Correlation Between Okta and Infosys
Can any of the company-specific risk be diversified away by investing in both Okta and Infosys at the same time? Although using a correlation coefficient on its own may not help to predict future stock returns, this module helps to understand the diversifiable risk of combining Okta and Infosys into the same portfolio, which is an essential part of the fundamental portfolio management process.
By analyzing existing cross correlation between Okta Inc and Infosys Ltd ADR, you can compare the effects of market volatilities on Okta and Infosys and check how they will diversify away market risk if combined in the same portfolio for a given time horizon. You can also utilize pair trading strategies of matching a long position in Okta with a short position of Infosys. Check out your portfolio center. Please also check ongoing floating volatility patterns of Okta and Infosys.
Diversification Opportunities for Okta and Infosys
Modest diversification
The 3 months correlation between Okta and Infosys is 0.27. Overlapping area represents the amount of risk that can be diversified away by holding Okta Inc and Infosys Ltd ADR in the same portfolio, assuming nothing else is changed. The correlation between historical prices or returns on Infosys Ltd ADR and Okta is a relative statistical measure of the degree to which these equity instruments tend to move together. The correlation coefficient measures the extent to which returns on Okta Inc are associated (or correlated) with Infosys. Values of the correlation coefficient range from -1 to +1, where. The correlation of zero (0) is possible when the price movement of Infosys Ltd ADR has no effect on the direction of Okta i.e., Okta and Infosys go up and down completely randomly.
Pair Corralation between Okta and Infosys
Given the investment horizon of 90 days Okta is expected to generate 1.02 times less return on investment than Infosys. In addition to that, Okta is 1.16 times more volatile than Infosys Ltd ADR. It trades about 0.11 of its total potential returns per unit of risk. Infosys Ltd ADR is currently generating about 0.13 per unit of volatility. If you would invest 2,177 in Infosys Ltd ADR on August 30, 2024 and sell it today you would earn a total of 97.00 from holding Infosys Ltd ADR or generate 4.46% return on investment over 90 days.
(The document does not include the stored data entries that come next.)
diff --git a/hello_amd/csrc/readconv_fused.hip b/hello_amd/csrc/readconv_fused.hip
--- a/hello_amd/csrc/readconv_fused.hip
+++ b/hello_amd/csrc/readconv_fused.hip
@@ -79,6 +79,10 @@
 static_assert(Geometry::F33 && GeometrySoftplus::F33 && !Geometry250::F33, "weight packing rule of readconv_pack.py");
 static_assert(Geometry::F33_32 && GeometrySoftplus::F33_32, "weight packing rule of readconv_pack.py");
 int readconv_bf16x3_extra_floats(int extra_blocks) { return (1 + 2 * (3 + extra_blocks)) * 12288 + 6 * 3072; }
+namespace rc {
+constexpr int POLY_W1 = 4 * 2 * 256, POLY_U = 4 * 2 * 4 * 256;
+}
+int readconv_polyphase_extra_floats() { return rc::POLY_W1 + rc::POLY_U; }
 int readconv_weight_floats(int extra_blocks, bool winograd, int window) {
     if (!winograd) return rc::Offs<false>::off_d(3 + extra_blocks);
     return window == 150 ? rc::Offs<true, true>::off_d(3 + extra_blocks) : rc::Offs<true>::off_d(3 + extra_blocks);
@@ -701,6 +705,132 @@
     });
 }
 
+template <class CF, int CIN, int RS_OUT, bool MASK = false, bool PARTIAL = false>
+__device__ __forceinline__ void poly_odd_layer(const float* __restrict__ in, const f32x4 (&w)[CIN / 16][4], f32x4 (&acc)[3][4],
+                                               int lane, int live_tiles = 1 << 30) {
+    static_assert(RS_OUT % 3 == 0 && RS_OUT * CF::G == 144 && (CIN == 32 || CIN == 64), "3 tiles of 16 triples of whole items");
+    constexpr int NT = 3, M = CIN / 16, NU = M * NT, TOFF = 96 * CIN;
+    constexpr int TPI = RS_OUT / 3;
+    const int j = lane & 15, q = lane >> 4;
+    const f32x4 zero4 = {0.f, 0.f, 0.f, 0.f};
+    const float* pin[M][4];
+#pragma unroll
+    for (int m = 0; m < M; ++m)
+#pragma unroll
+        for (int i = 0; i < 4; ++i) pin[m][i] = in + img_off<CIN, SW_W>(6 * j + 2 * i, 4 * m + q);
+    f32x4 ring[2][4];
+    auto issue = [&](auto uc) {
+        constexpr int u = decltype(uc)::value;
+        constexpr int m = u / NT, k = u % NT;
+        bool first = false;
+        if constexpr (MASK) {
+            static_for<0, 16>([&](auto jc) {
+                constexpr int jj = decltype(jc)::value;
+                if constexpr ((16 * k + jj) % TPI == 0) first = first || (j == jj);
+            });
+        }
+#pragma unroll
+        for (int i = 0; i < 4; ++i) {
+            const float* ptr = pin[m][i] + k * TOFF;
+            if (MASK && i == 0) ptr = first ? in + 4 * (4 * m + q) : ptr;
+            ring[u & 1][i] = *(const f32x4*)ptr;
+        }
+    };
+    issue(std::integral_constant<int, 0>{});
+    static_for<0, NU>([&](auto uc) {
+        constexpr int u = decltype(uc)::value;
+        constexpr int m = u / NT, k = u % NT;
+        if constexpr (u + 1 < NU) {
+            if (!PARTIAL || (u + 1) % NT < live_tiles) issue(std::integral_constant<int, u + 1>{});
+        }
+        __builtin_amdgcn_sched_barrier(0);
+        if (PARTIAL && k >= live_tiles) return;
+        const f32x4(&d)[4] = ring[u & 1];
+        const f32x4 v0 = pk_sub(d[0], d[2]), v1 = pk_add(d[1], d[2]), v2 = pk_sub(d[2], d[1]), v3 = pk_sub(d[3], d[1]);
+        asm volatile("s_nop 1");
+        __builtin_amdgcn_sched_barrier(0);
+        f32x4(&a)[4] = acc[k];
+#pragma unroll
+        for (int e = 0; e < 4; ++e) {
+            const bool first = (m == 0) && (e == 0);
+            a[0] = __builtin_amdgcn_mfma_f32_16x16x4f32(w[m][0][e], v0[e], first ? zero4 : a[0], 0, 0, 0);
+            a[1] = __builtin_amdgcn_mfma_f32_16x16x4f32(w[m][1][e], v1[e], first ? zero4 : a[1], 0, 0, 0);
+            a[2] = __builtin_amdgcn_mfma_f32_16x16x4f32(w[m][2][e], v2[e], first ? zero4 : a[2], 0, 0, 0);
+            a[3] = __builtin_amdgcn_mfma_f32_16x16x4f32(w[m][3][e], v3[e], first ? zero4 : a[3], 0, 0, 0);
+        }
+    });
+}
+
+template <class CF, int CIN, int COUT, bool PARTIAL = false>
+__device__ __forceinline__ void poly_even_layer(const float* __restrict__ in, float* __restrict__ out, const f32x4 (&wc)[CIN / 16],
+                                                const f32x4 (&wsc)[CIN / 16], const float* __restrict__ bias_c,
+                                                const float* __restrict__ bias_sc, const f32x4 (&z)[3][4],
+                                                f32x4 (&sreg)[CF::NSREG], int wave, int lane, int live_tiles = 1 << 30) {
+    static_assert(CF::NW * 16 == COUT && CF::NSREG >= 9 && (CIN == 32 || CIN == 64), "a wave per 16-channel block, 3 tiles of 16 triples");
+    constexpr int NT = 3, M = CIN / 16, NU = NT * M, TIN = 96 * CIN, TOUT = 48 * COUT;
+    const int cb = wave, j = lane & 15, q = lane >> 4;
+    const f32x4 b4c = *(const f32x4*)(bias_c + cb * 16 + 4 * q), b4s = *(const f32x4*)(bias_sc + cb * 16 + 4 * q);
+    const float* pin[M][3];
+#pragma unroll
+    for (int m = 0; m < M; ++m)
+#pragma unroll
+        for (int u = 0; u < 3; ++u) pin[m][u] = in + img_off<CIN, SW_W>(6 * j + 2 * u + 1, 4 * m + q);
+    float* po[3];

Time Period | 3 Months [change] |
Direction | Moves Together |
Strength | Very Weak |
Accuracy | 95.65% |
Values | Daily Returns |
Okta Inc vs. Infosys Ltd ADR
Performance |
Timeline |
Okta Inc |
Infosys Ltd ADR |
Okta and Infosys Volatility Contrast
Predicted Return Density |
Returns |
Pair Trading with Okta and Infosys
The main advantage of trading using opposite Okta and Infosys positions is that it hedges away some unsystematic risk. Because of two separate transactions, even if Okta position performs unexpectedly, Infosys can make up some of the losses. Pair trading also minimizes risk from directional movements in the market. For example, if an entire industry or sector drops because of unexpected headlines, the short position in Infosys will offset losses from the drop in Infosys' long position.The idea behind Okta Inc and Infosys Ltd ADR pairs trading is to make the combined position market-neutral, meaning the overall market's direction will not affect its win or loss (or potential downside or upside). This can be achieved by designing a pairs trade with two highly correlated stocks or equities that operate in a similar space or sector, making it possible to obtain profits through simple and relatively low-risk investment.Infosys vs. The Hackett Group | Infosys vs. Nayax | Infosys vs. Formula Systems 1985 | Infosys vs. Information Services Group |
Check out your portfolio center.Note that this page's information should be used as a complementary analysis to find the right mix of equity instruments to add to your existing portfolios or create a brand new portfolio. You can also try the Price Transformation module to use Price Transformation models to analyze the depth of different equity instruments across global markets.